Opera is rolling out a major round of AI upgrades to its browsers, bringing Google's latest Gemini models into Opera One, Opera GX, and Opera Neon. With the update, more than 80 million people now get access to Opera's newest AI tools without needing an extra app or subscription.
The biggest change is a new side panel where users can interact with Opera's AI while browsing. It can look at whatever is on screen — a single page, a group of tabs, or even a video — and respond with summaries, quick research, comparisons, or follow-up questions. It also supports voice input and output, plus file analysis for images, videos, and other common formats.

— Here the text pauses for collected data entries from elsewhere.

ska-sdp-screen-fitting_amd/csrc/kl_fit_fast.hip:

```cpp
#include <hip/hip_runtime.h>

#include <algorithm>
#include <cmath>
#include <cstdlib>

#include "sf_internal.h"
#include "sf_wave.h"

namespace sf {

constexpr double kAtol = 1e-3;
constexpr size_t kLdsBytes = 160 * 1024;
constexpr double kTinyW = 1e-3 * 1.001;
constexpr unsigned long long kEmptyKey = 0ull;

__host__ __device__ inline int ldo(int n) { return n | 1; }

__device__ __forceinline__ unsigned long long mix64(unsigned long long x) {
  x ^= x >> 30;
  x *= 0xbf58476d1ce4e5b9ull;
  x ^= x >> 27;
  x *= 0x94d049bb133111ebull;
  x ^= x >> 31;
  return x;
}

__device__ int table_insert(unsigned long long* keys, int cap,
                            unsigned long long key) {
  int h = (int)(mix64(key) & (unsigned long long)(cap - 1));
  for (int probe = 0; probe < cap; ++probe) {
    unsigned long long prev = keys[h];
    if (prev == kEmptyKey) prev = atomicCAS(keys + h, kEmptyKey, key);
    if (prev == kEmptyKey || prev == key) return h;
    h = (h + 1) & (cap - 1);
  }
  return -3;
}
// ... 476 lines not shown
  return (size_t)((c_global ? 1 : 2) * D * ldo(D) + 64) * sizeof(double);
}
__host__ __device__ inline size_t fast_wave_bytes(int D, bool slow, bool lean = false) {
  if (lean) return (size_t)6 * 64 * sizeof(double);
  return (size_t)((slow ? 3 : 2) * D * ldo(D) + 64 + 6 * 64) * sizeof(double) +
         (slow ? 64 * sizeof(double2) + 96 * sizeof(int2) : 0);
}

struct Basis {
  int n;
  bool full;
  int ld;
  const double* U;
  const double* lam;
};

__device__ __noinline__ void nl_sincos(double x, double* s, double* c) { sincos(x, s, c); }
__device__ __noinline__ double nl_atan2(double y, double x) { return atan2(y, x); }
__device__ __noinline__ double nl_log10(double x) { return log10(x); }
__device__ __noinline__ double nl_pow(double x, double y) { return pow(x, y); }
__device__ __noinline__ double nl_log(double x) { return log(x); }
__device__ __noinline__ double nl_fmod(double x, double y) { return fmod(x, y); }

template <bool NI>
struct FitMath {
  static __device__ __forceinline__ void sin_cos(double x, double* s, double* c) {
    if constexpr (NI) nl_sincos(x, s, c); else sincos(x, s, c);
  }
  static __device__ __forceinline__ double arctan2(double y, double x) {
    if constexpr (NI) return nl_atan2(y, x); else return atan2(y, x);
  }
  static __device__ __forceinline__ double lg10(double x) {
    if constexpr (NI) return nl_log10(x); else return log10(x);
  }
  static __device__ __forceinline__ double power(double x, double y) {
    if constexpr (NI) return nl_pow(x, y); else return pow(x, y);
  }
  static __device__ __forceinline__ double ln(double x) {
    if constexpr (NI) return nl_log(x); else return log(x);
  }
  static __device__ __forceinline__ double mod(double x, double y) {
    if constexpr (NI) return nl_fmod(x, y); else return fmod(x, y);
  }
};

template <bool NI = false>
// ... 185 lines not shown
    v0[l] = fabs(lm) > kAtol ? sh / lm : 0.0;
  }
  lds_sync();
  double wa = 0.0;
  if (l < D)
#pragma unroll kMatVecUnroll
    for (int r = 0; r < D; ++r) wa += L.U[l * ld + r] * v0[r];
  lds_sync();
  white_d = wa;
  resid_d = phi_d - model_value<NI>(screen_type, sall);
}

template <bool NI = false>
__device__ __forceinline__ double screen_diff(int screen_type, double val,
                                              double resid) {
  if (screen_type == SF_SCREEN_AMPLITUDE)
    return FitMath<NI>::lg10(val) - FitMath<NI>::lg10(fabs(val - resid));
  return resid;
}

#ifndef SF_FIT_MINW
#define SF_FIT_MINW 4
#endif
template <bool SLOW, int SPW, bool LEAN>
__global__ __launch_bounds__(256, SLOW ? 1 : SF_FIT_MINW) void kl_fit_pass_kernel(
    int it, int niter, int64_t S, int F, int A, int D,
    const double* __restrict__ phase, const double* __restrict__ refph,
    int ref_sub, const double* __restrict__ g_u, const double* __restrict__ g_c,
    const double* __restrict__ g_eig, const int* __restrict__ st_order,
    const uint8_t* __restrict__ cls, int* __restrict__ pos,
    const int* __restrict__ ids, unsigned long long* __restrict__ keys, int cap,
    const double* __restrict__ pool, int pool_cap, int* __restrict__ counters,
    int screen_type, double nsigma, int adjust_order, double* __restrict__ coef,
    double* __restrict__ resid, float* __restrict__ w_out,
    int32_t* __restrict__ order_out) {
#pragma clang fp contract(off)
  extern __shared__ double smem[];
  const int ld = ldo(D);
  using G = Group<SPW>;
  using M = FitMath<!SLOW>;
  constexpr bool NI = !SLOW;
  constexpr bool CG = SPW == 1;
  const int nwaves = blockDim.x / 64;
  const int nslots = nwaves * SPW;
  const int wv = (threadIdx.x / 64) * SPW + G::index();
  const int d = G::lane();
  double* sU = smem;
  double* sC = CG ? nullptr : sU + D * ld;
  double* sl = sU + (CG ? 1 : 2) * D * ld;
  for (int e = threadIdx.x; e < D * D; e += blockDim.x) {
    const int r = e / D, c = e % D;
    sU[r * ld + c] = g_u[e];
    if (!CG) sC[r * ld + c] = g_c[e];
  }
  for (int e = threadIdx.x; e < 64; e += blockDim.x) sl[e] = e < D ? g_eig[e] : 0.0;
  __syncthreads();
  FastLds L;
  L.U = sU;
  L.C = CG ? g_c : sC;
  L.cld = CG ? D : ld;
  L.lam = sl;
  double* wb = sl + 64 + (size_t)wv * (fast_wave_bytes(D, SLOW, LEAN) / sizeof(double));
  if (LEAN) {
    L.Vs = L.G = L.M = L.lams = nullptr;
    L.vec = wb;
    L.cs = nullptr;
    L.pr = nullptr;
  } else {
    L.Vs = wb;
    L.G = wb + D * ld;
    L.M = L.G + D * ld;
    L.lams = (SLOW ? L.M + D * ld : L.G + D * ld);
    L.vec = L.lams + 64;
    L.cs = reinterpret_cast<double2*>(L.vec + 6 * 64);
    L.pr = reinterpret_cast<int2*>(L.cs + 64);
  }
  const uint8_t want = SLOW ? 2 : 0;

  for (int64_t s = (int64_t)blockIdx.x * nslots + wv; s < S;
       s += (int64_t)gridDim.x * nslots) {
    if (SLOW && cls[s] != want) continue;
    const uint8_t cl = SLOW ? want : cls[s];
    const int a = (int)(s % A);
    const int p0 = pos[s];
    const int64_t base = s * D;
    double phi_d = 0.0, w_d = 0.0, white_d = 0.0, resid_d = 0.0;
    if (d < D) {
      phi_d = phase_ref(phase, refph, ref_sub, s, a, A, D, d);
      w_d = (double)w_out[base + d];
      white_d = it == 0 ? 0.0 : coef[base + d];
      resid_d = it == 0 ? 0.0 : resid[base + d];
    }
    double order = (double)order_out[s];
    const double station_order = (double)st_order[a];
    if (cl != want) continue;
    int id = -1;
    if (p0 >= 0) {
      id = ids[p0];
      if (id < 0 || id >= pool_cap) {
        if (d == 0) atomicOr(counters + 3, 1);
        continue;
      }
    } else if (p0 == -3) {
      if (d == 0) atomicOr(counters + 3, 2);
      continue;
// ... 20 lines not shown
          if (d < n_unfl) L.Vs[r * ld + d] = e[r * D + d];
        if (d < n_unfl) L.lams[d] = e[D * D + d];
        lds_sync();
        B.U = L.Vs;
        B.lam = L.lams;
      }
    }
    double phi_p = 0.0, w_p = 0.0;
    {
      double* v4 = L.vec + 256;
      double* v5 = L.vec + 320;
      if (unfl) {
        const int p = G::rank(um);
        v4[p] = phi_d;
        v5[p] = w_d;
      }
      lds_sync();
      if (d < n_unfl) {
        phi_p = v4[d];
        w_p = v5[d];
      }
      lds_sync();
    }
    const double wmax = G::max(unfl ? w_d : -INFINITY);
    const double wmin = -G::max(unfl ? -w_d : -INFINITY);
    const bool uniform = (wmax == wmin);
    if (LEAN && n_unfl > 0 && !uniform) {
      if (d == 0) atomicOr(counters + 3, 4);
      continue;
    }

    if (n_unfl > 0) {
      if (order > n_unfl - 1) order = n_unfl - 1;
      if (it == 0) {
        fit_once<SLOW, SPW, LEAN>(L, B, D, ld, (int)order, screen_type, uniform, wmin,
                       phi_p, w_p, phi_d, w_d, white_d, resid_d);
      } else if (adjust_order) {
        bool hit_upper = false, hit_lower = false, hit_upper2 = false,
             hit_lower2 = false;
        double sign = 1.0, prev_redchi2 = 0.0;
        for (int oi = 0; oi < 4; ++oi) {
          if (oi > 0)
            fit_once<SLOW, SPW, LEAN>(L, B, D, ld, (int)order, screen_type, uniform, wmin,
                           phi_p, w_p, phi_d, w_d, white_d, resid_d);
          if (hit_lower2 || hit_upper2) break;
          double redchi2;
          if (screen_type == SF_SCREEN_PHASE) {
            double sn = 0.0, cn = 0.0;
            if (unfl) M::sin_cos(resid_d, &sn, &cn);
// ... 16 lines not shown
          }
          prev_redchi2 = redchi2;
          const double order_factor = M::power((double)n_unfl - order, 0.2);
          double target = order - sign * order_factor * (1.0 - redchi2);
          target = fmax(station_order, target);
          target = fmin(rint(target), (double)(n_unfl - 1));
          if (target <= 0.0) target = fmin(station_order, (double)(n_unfl - 1));
          if (target == order) break;
          if (target == n_unfl - 1) {
            if (hit_upper) hit_upper2 = true;
            hit_upper = true;
          }
          if (target == station_order) {
            if (hit_lower) hit_lower2 = true;
            hit_lower = true;
          }
          order = target;
        }
      }
    }
    if (it + 1 < niter && screen_type == SF_SCREEN_PHASE) {
      const bool live = d < D;
      if (G::any(live && w_d > 0.0)) {
        double r = M::mod(resid_d, 2.0 * M_PI);
        if (r < -M_PI) r += 2.0 * M_PI;
        if (r > M_PI) r -= 2.0 * M_PI;
        const bool inc = live && (w_d != 0.0) && !isnan(r);
        double sn = 0.0, cn = 0.0;
        if (inc) M::sin_cos(r, &sn, &cn);
        const double cnt = G::sum(inc ? 1.0 : 0.0);
        const double ms = G::sum(sn) / cnt;
        const double mc = G::sum(cn) / cnt;
        const double stdv = sqrt(-2.0 * M::ln(hypot(ms, mc)));
        const bool outl = live && (fabs(r) > nsigma * stdv);
        if (outl) w_d = 0.0;
        if (G::any(outl)) {
          const unsigned long long nm = G::ballot(live && w_d > 0.0);
          if (d == 0) pos[s] = (nm == 0ull) ? -2 : table_insert(keys, cap, nm);
        }
      }
    }
    if (d < D) {
      coef[base + d] = white_d;
      resid[base + d] = resid_d;
      w_out[base + d] = (float)w_d;
    }
    if (d == 0) order_out[s] = (int32_t)order;
  }
}

__global__ __launch_bounds__(256) void kl_block_sigma_kernel(
    int T, int F, int A, int D, const double* __restrict__ phase,
    const double* __restrict__ refph, int ref_sub,
    const uint8_t* __restrict__ skip, int ref_skip, int screen_type,
    const double* __restrict__ resid, const float* __restrict__ w_out,
    double* __restrict__ sigma) {
  __shared__ double red[2][256];
  const int blk = blockIdx.x;
  const int f = blk / A, a = blk % A;
  double sw = 0.0, swr = 0.0;
  if (!(skip[blk] || a == ref_skip)) {
    for (int e = threadIdx.x; e < T * D; e += blockDim.x) {
      const int t = e / D, d = e % D;
      const int64_t s = ((int64_t)t * F + f) * A + a;
      const double w = (double)w_out[s * D + d];
      if (w > 0.0) {
        const double v = phase_ref(phase, refph, ref_sub, s, a, A, D, d);
        const double sd = screen_diff(screen_type, v, resid[s * D + d]);
        swr += w * (sd * sd);
        sw += w;
      }
// ... 145 lines not shown
    const int blocks = n_new < 8192 ? n_new : 8192;
    const int nw = ctx->fit_eig_waves > 0 ? ctx->fit_eig_waves : kEigWavesDefault;
#define SF_LAUNCH_EIG(NW)                                                              \
  do {                                                                                 \
    if (shm > 64 * 1024)                                                               \
      SF_HIP(hipFuncSetAttribute(reinterpret_cast<const void*>(&kl_subset_eig_kernel<NW>), \
                                 hipFuncAttributeMaxDynamicSharedMemorySize, (int)shm)); \
    hipLaunchKernelGGL(kl_subset_eig_kernel<NW>, dim3(blocks), dim3(64 * NW), shm,     \
                       ctx->stream, ctx->d_c, D, ctx->d_pool_mask, (int)ctx->pool_cap, \
                       ctx->d_counters, ctx->d_pool, done);                            \
  } while (0)
    switch (nw) {
      case 1: SF_LAUNCH_EIG(1); break;
      case 2: SF_LAUNCH_EIG(2); break;
      case 4: SF_LAUNCH_EIG(4); break;
      default: SF_LAUNCH_EIG(3); break;
    }
#undef SF_LAUNCH_EIG
    SF_HIP(hipGetLastError());
  }
  return SF_OK;
}

template <bool SLOW, int SPW, bool LEAN>
static int launch_pass_spw(sf_ctx* ctx, int it, const sf_fit_params* p,
                           const RefSpec& r, int64_t S, int F, int A,
                           const double* phase, double* coef, double* resid,
                           float* w_out, int32_t* order_out) {
  const int D = ctx->D;
  const size_t shared = fast_shared_bytes(D, SPW == 1);
  const size_t slot = fast_wave_bytes(D, SLOW, LEAN);
  int nw = 1, best = 0;
  for (int k = 1; k <= 4; ++k) {
    const size_t per_wg = shared + (size_t)k * SPW * slot;
    if (per_wg > kLdsBytes) break;
    const int waves = k * (int)(kLdsBytes / per_wg);
    if (waves > best) {
      best = waves;
      nw = k;
    }
  }
  const size_t shm = shared + (size_t)nw * SPW * slot;
  if (shm > 64 * 1024)
    SF_HIP(hipFuncSetAttribute(
        reinterpret_cast<const void*>(&kl_fit_pass_kernel<SLOW, SPW, LEAN>),
        hipFuncAttributeMaxDynamicSharedMemorySize, (int)shm));
  int64_t blocks = (S + nw * SPW - 1) / (nw * SPW);
  if (blocks > 16384) blocks = 16384;
  hipLaunchKernelGGL((kl_fit_pass_kernel<SLOW, SPW, LEAN>), dim3((unsigned)blocks),
                     dim3(64 * nw), shm, ctx->stream, it, p->niter, S, F, A, D,
                     phase, r.refph, r.sub, ctx->d_u, ctx->d_c, ctx->d_eig,
                     ctx->d_st_order, ctx->d_class, ctx->d_pos, ctx->d_ids,
                     ctx->d_keys, (int)ctx->table_cap, ctx->d_pool,
                     (int)ctx->pool_cap, ctx->d_counters, p->screen_type,
                     p->nsigma, p->adjust_order, coef, resid, w_out, order_out);
  SF_HIP(hipGetLastError());
  return SF_OK;
}
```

Opera rebuilt the engine behind all of this, pulling in an agentic architecture originally used in Opera Neon. The company says the result is roughly 20 percent faster responses. Privacy controls are included as well, letting users decide how much of their browsing context the AI can see.
This move isn't happening in isolation. OpenAI recently launched ChatGPT Atlas on the Mac — a browser that leans heavily on AI to read pages and automate tasks. And Apple, according to reports, has explored using Google's Gemini to power new search features in Siri. Browsers are starting to become the place where AI features make the most sense, largely because they already sit at the center of how people move around the web.
Opera says Neon users will get the most advanced setup, including access to the Gemini 3 Pro model. Neon has been Opera's testing ground for AI features, so that distinction tracks with how the company has been developing its tools. The update also brings expanded privacy settings so users can control what information the AI is allowed to use when generating answers.
You can download the latest versions of the browsers from the Opera website.